4th January 2019, I went to our local Showcase with Dad to see Bohemian Rhapsody, the hit film starring Rami Malek. It was incredible - hyperbole doesn't do it justice, I don't think. And from very early on in the film, Dad was crying and continued until the end.
For him this was 'the soundtrack to his life'. That was the phrase he always used and did on that day. My sisters pointed out to me that when Dad lost his Dad at 15, Queen's music was what got him through that immediate period. Queen for him was everything, his tumultuous teens onwards were filled with their music and the glory of having also gone to Imperial College was an honour never lost on him. For Dad, Queen was everything and that trickled down to his daughters too. Drives in the car with Dad were neve unaccompanied without either Billy Joel's Greatest Hit's or Queen's. This love for Dad was partly because of the headbanging, revolutionary rock Queen invented. But there was also the search for identity, the influence and capability of seeing an immigrant like Freddie Mercury do and be what he was. These were the elements that helped to form Dad and teach them to his daughters.

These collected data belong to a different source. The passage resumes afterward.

# flanglet/kanzi-cpp

Hardware: AMD Instinct MI355X
Metric: encode+decode MB/s on the synthetic stand-in for silesia.tar (bit-exact) (higher is better)
Workload: dtype u8

## Files before the change

kanzi-cpp_amd/csrc/bwt_fwd.hip:

```cpp
#include "common.hpp"
#include "stages.hpp"
#include "bwt_common.hpp"

#include <cstdlib>
#include <cstring>
#include <algorithm>
#include <cmath>
#include "prims.hpp"
#include <chrono>
#include <vector>

namespace knz {

constexpr u32 SM_TS = 1792;
constexpr u32 SM_WIN = 2048;
constexpr u32 SM_G = 256;
constexpr u32 MED_CAP = 8192;
constexpr u32 MED_LO_CAP = 2048;
constexpr u32 SUPER_CAP = 8192;
constexpr int GATHER_THREADS = 512;
constexpr u32 GATHER_ROWS = 16;
static_assert(MED_CAP <= GATHER_ROWS * GATHER_THREADS, "k_bwt_f_gather_desc judges a medium group from one batch of loads");
constexpr u32 LARGE_OS_MIN = 1000000;
constexpr u32 NO_BIT = 0x7FFFFFFFu;
// ... 440 lines not shown
            if (tid + o < 64) sm = u < sm ? u : sm;
        }
        int pex = __shfl_up(pm, 1, 64);
        if (tid == 0) pex = -1;
        u32 sex = (u32)__shfl_down((int)sm, 1, 64);
        if (tid == 63) sex = NO_BIT;
        W.prevSet[tid] = pex;
        W.nextSet[tid] = sex;
        const bool zero = (tid < (int)(SM_TS / 32)) ? (w != 0xFFFFFFFFu) : (tid == (int)(SM_TS / 32) ? ((w & 1u) == 0) : false);
        const unsigned long long anyz = __ballot(zero);
        if (tid == 0) *sAny = anyz != 0 ? 1 : 0;
    }
    __syncthreads();
    return *sAny != 0;
}

__device__ __forceinline__ bool sm_group_of(const SmWindow& W, u32 i, u32& s, u32& e)
{
    const u32 w = i >> 5, bit = i & 31;
    const u32 lowmask = (bit == 31) ? 0xFFFFFFFFu : ((2u << bit) - 1u);
    const u32 word = W.bw[w];
    const u32 m = word & lowmask;
    int si = m ? (int)(w * 32 + 31 - __clz((int)m)) : W.prevSet[w];
    if (si < 0 || (u32)si >= SM_TS) return false;
    const u32 m2 = word & ~lowmask;
    const u32 ei = m2 ? (w * 32 + (u32)__ffs((int)m2) - 1) : W.nextSet[w];
    if (ei == NO_BIT) return false;
    const u32 len = ei - (u32)si;
    if (len < 2 || len > SM_G) return false;
    s = (u32)si; e = ei;
    return true;
}

__global__ __launch_bounds__(256) void k_bwt_f_r0_place_text(BwtView bv, FwdView v, const u32* __restrict__ winLastIncl, const u32* __restrict__ winFirstInclRev, u32 nWin,
                                                             uint2* __restrict__ largeNext, const u64* __restrict__ keys, int nsym, int pbits, uint2* __restrict__ runList,
                                                             const u32* __restrict__ gapTab)
{
    __shared__ SmWindow W;
    __shared__ int sBlk;
    __shared__ ClassAgg A;
    __shared__ u32 sSA[SM_WIN];
    __shared__ u64 sK[SM_WIN];
    __shared__ u32 sNew[64];
    __shared__ u32 sAfterLocal;
    constexpr int E = (int)(SM_WIN / 256);
    constexpr u32 TSW = SM_TS / 32;
    const int tid = (int)threadIdx.x;
    const u32 win = blockIdx.x;
    const u32 slot0 = win * SM_TS;
    if (tid == 0) sBlk = find_block(v.base, v.nBlocks, slot0 < v.total ? slot0 : v.total - 1);
    agg_init(A);
    if (tid < 64) {
        sNew[tid] = 0;
        const u32 w = v.gbits[(slot0 >> 5) + (u32)tid];
        W.bw[tid] = w;
        int pm = w ? (tid * 32 + 31 - __clz((int)w)) : -1;
        u32 sm = w ? (u32)(tid * 32 + __ffs((int)w) - 1) : NO_BIT;
        for (int o = 1; o < 64; o <<= 1) {
            const int t = __shfl_up(pm, (unsigned)o, 64);
            if (tid >= o) pm = t > pm ? t : pm;
            const u32 u = (u32)__shfl_down((int)sm, (unsigned)o, 64);
            if (tid + o < 64) sm = u < sm ? u : sm;
        }
        int pex = __shfl_up(pm, 1u, 64);
        if (tid == 0) pex = -1;
        u32 sex = (u32)__shfl_down((int)sm, 1u, 64);
        if (tid == 63) sex = NO_BIT;
        W.prevSet[tid] = pex;
        W.nextSet[tid] = sex;
    } else if (tid < 128) {
        const int k = tid - 64;
        const u32 w = (k < (int)(2 * TSW - 64)) ? v.gbits[(slot0 >> 5) + 64u + (u32)k] : 0u;
        const unsigned long long any = __ballot(w != 0);
        const int first = any ? __ffsll((long long)any) - 1 : 0;
        if (k == first) sAfterLocal = any ? SM_WIN + (u32)k * 32u + (u32)__ffs((int)w) - 1u : NO_BIT;
    }
    __syncthreads();
    const u32 before = win ? winLastIncl[win - 1] : 0u;
    u32 after = (sAfterLocal != NO_BIT) ? slot0 + sAfterLocal : ((win + 2 < nWin) ? winFirstInclRev[nWin - 3 - win] : v.total);
    if (after > v.total) after = v.total;
    const u64 pmask = (1ull << pbits) - 1ull;
    u32 gp[E], gs[E], ge[E];
    u64 kk[E];
    bool inView[E], mine[E];
    int blkOf[E];
#pragma unroll
    for (int k = 0; k < E; k++) {
        const u32 i = (u32)tid + 256u * (u32)k;
        const u32 a = slot0 + i;
        inView[k] = a < v.total;
        mine[k] = false; gp[k] = 0; kk[k] = 0; gs[k] = 0; ge[k] = 0; blkOf[k] = 0;
        if (!inView[k]) continue;
        int blk = sBlk;
        while (a >= v.base[blk + 1]) blk++;
        blkOf[k] = blk;
        kk[k] = keys[a];
        gp[k] = v.base[blk] + (u32)(kk[k] & pmask);
        mine[k] = sm_group_of(W, i, gs[k], ge[k]);
        if (mine[k]) {
            const u32 bb = v.base[blk], n = v.base[blk + 1] - bb;
            const u32 q = gp[k] - bb + (u32)nsym;
            const u8* t = bv.src[blk];
            const u64 x = text8(t, q, n);
            sSA[i] = gp[k];
            sK[i] = (__builtin_bswap64(x) & ~0xFFull) | (u64)(i - gs[k]);
        }
    }
    __syncthreads();
    u32 surv = 0;
    int hKind[E];
    u32 hLocal[E], hSize[E];
#pragma unroll
    for (int k = 0; k < E; k++) {
        const u32 i = (u32)tid + 256u * (u32)k;
        const u32 a = slot0 + i;
        hKind[k] = -1; hLocal[k] = 0; hSize[k] = 0;
        if (!inView[k]) continue;
        if (mine[k]) {
            const u64 ki = sK[i], lo = ki & ~0xFFull;
            u32 less = 0, rank = 0;
            for (u32 j = gs[k]; j < ge[k]; j++) {
                const u64 kj = sK[j];
                rank += (kj < ki) ? 1u : 0u;
                less += (kj < lo) ? 1u : 0u;
            }
            const u32 eqBefore = rank - less;
            const u32 headIdx = gs[k] + less;
            v.SA[slot0 + headIdx + eqBefore] = gp[k];
            lab_set(v, gp[k], v.base[blkOf[k]], slot0 + headIdx, slot0 + headIdx);
            if (less != 0 && eqBefore == 0) atomicOr(&sNew[headIdx >> 5], 1u << (headIdx & 31));
            if (eqBefore != 0) surv = 1;
            continue;
        }
        if (i >= SM_TS) continue;
        const u32 w = i >> 5, bit = i & 31;
        const u32 lowmask = (bit == 31) ? 0xFFFFFFFFu : ((2u << bit) - 1u);
        const u32 word = W.bw[w];
// ... 1784 lines not shown
        __syncthreads();
#pragma unroll
        for (u32 q = 0; q < RUN_ROWS / 4; q++) {
            const u32 row = wave + 4 * q;
            if (row >= nRows) break;
            const u32 Rend = rowMax[q] < c0 + RUN_CH - 1 ? rowMax[q] : c0 + RUN_CH - 1;
            for (u32 R = c0; R <= Rend; R++) {
                const bool alive = Lr[q] >= R;
                const unsigned long long m = __ballot(alive);
                const u32 j = segBase + colBase[R - c0] + cnt[row][R - c0] + (u32)__popcll(m & __lanemask_lt());
                if (alive && j < M) {
                    keys[j] = kb[q] | ((above ? hiAll - (u64)R : (u64)R) << kbits);
                    vals[j] = e[q] - R;
                    Rout[j] = R;
                }
            }
        }
        __syncthreads();
    }
}

__global__ __launch_bounds__(256) void k_bwt_f_run_flags(const u64* __restrict__ keys, u32 M, unsigned long long* __restrict__ bits64)
{
    const u32 j = blockIdx.x * 256 + threadIdx.x;
    const u64 k = (j < M) ? keys[j] : 0ull;
    u32 klo = (u32)__shfl_up((int)(u32)k, 1u, 64), khi = (u32)__shfl_up((int)(u32)(k >> 32), 1u, 64);
    u64 kp = ((u64)khi << 32) | klo;
    if ((threadIdx.x & 63) == 0 && j > 0 && j < M) kp = keys[j - 1];
    const bool f = (j >= M) || (j == 0) || (k != kp);
    const unsigned long long m = __ballot(f);
    if ((threadIdx.x & 63) == 0) bits64[j >> 6] = m;
}
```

'This,' I thought, 'is an idea.'
And clearly I was right because when I proposed the idea, I had academic tutors who backed it and were excited about it - because of one of my ideas! Wow. Okay. It was one of the first times I really just had integrity in an idea and importantly the confidence to run with it. So I ran with it and handed it in as my dissertation. I would end up writing about Rupi Kaur and Daljit Nagra, two Sikh Punjabi immigrants who had expressed themselves and their stories through some of the most powerful poetry. I would also then write about 'Bohemian Rhapsody' and how I interpreted it as Mercury's expression of his queer diaspora. And what did all of these artists share? They all found power through their immigrant identities, hence my title, The Power of the Immigrant.
I couldn't be more proud of this piece of work, I poured everything into it and whether it gets a high mark or not, the achievement of it, personally for me, is everything. It was catharsis covered up in criticism and I couldn't be happier with that. And I hope Dad would feel the same.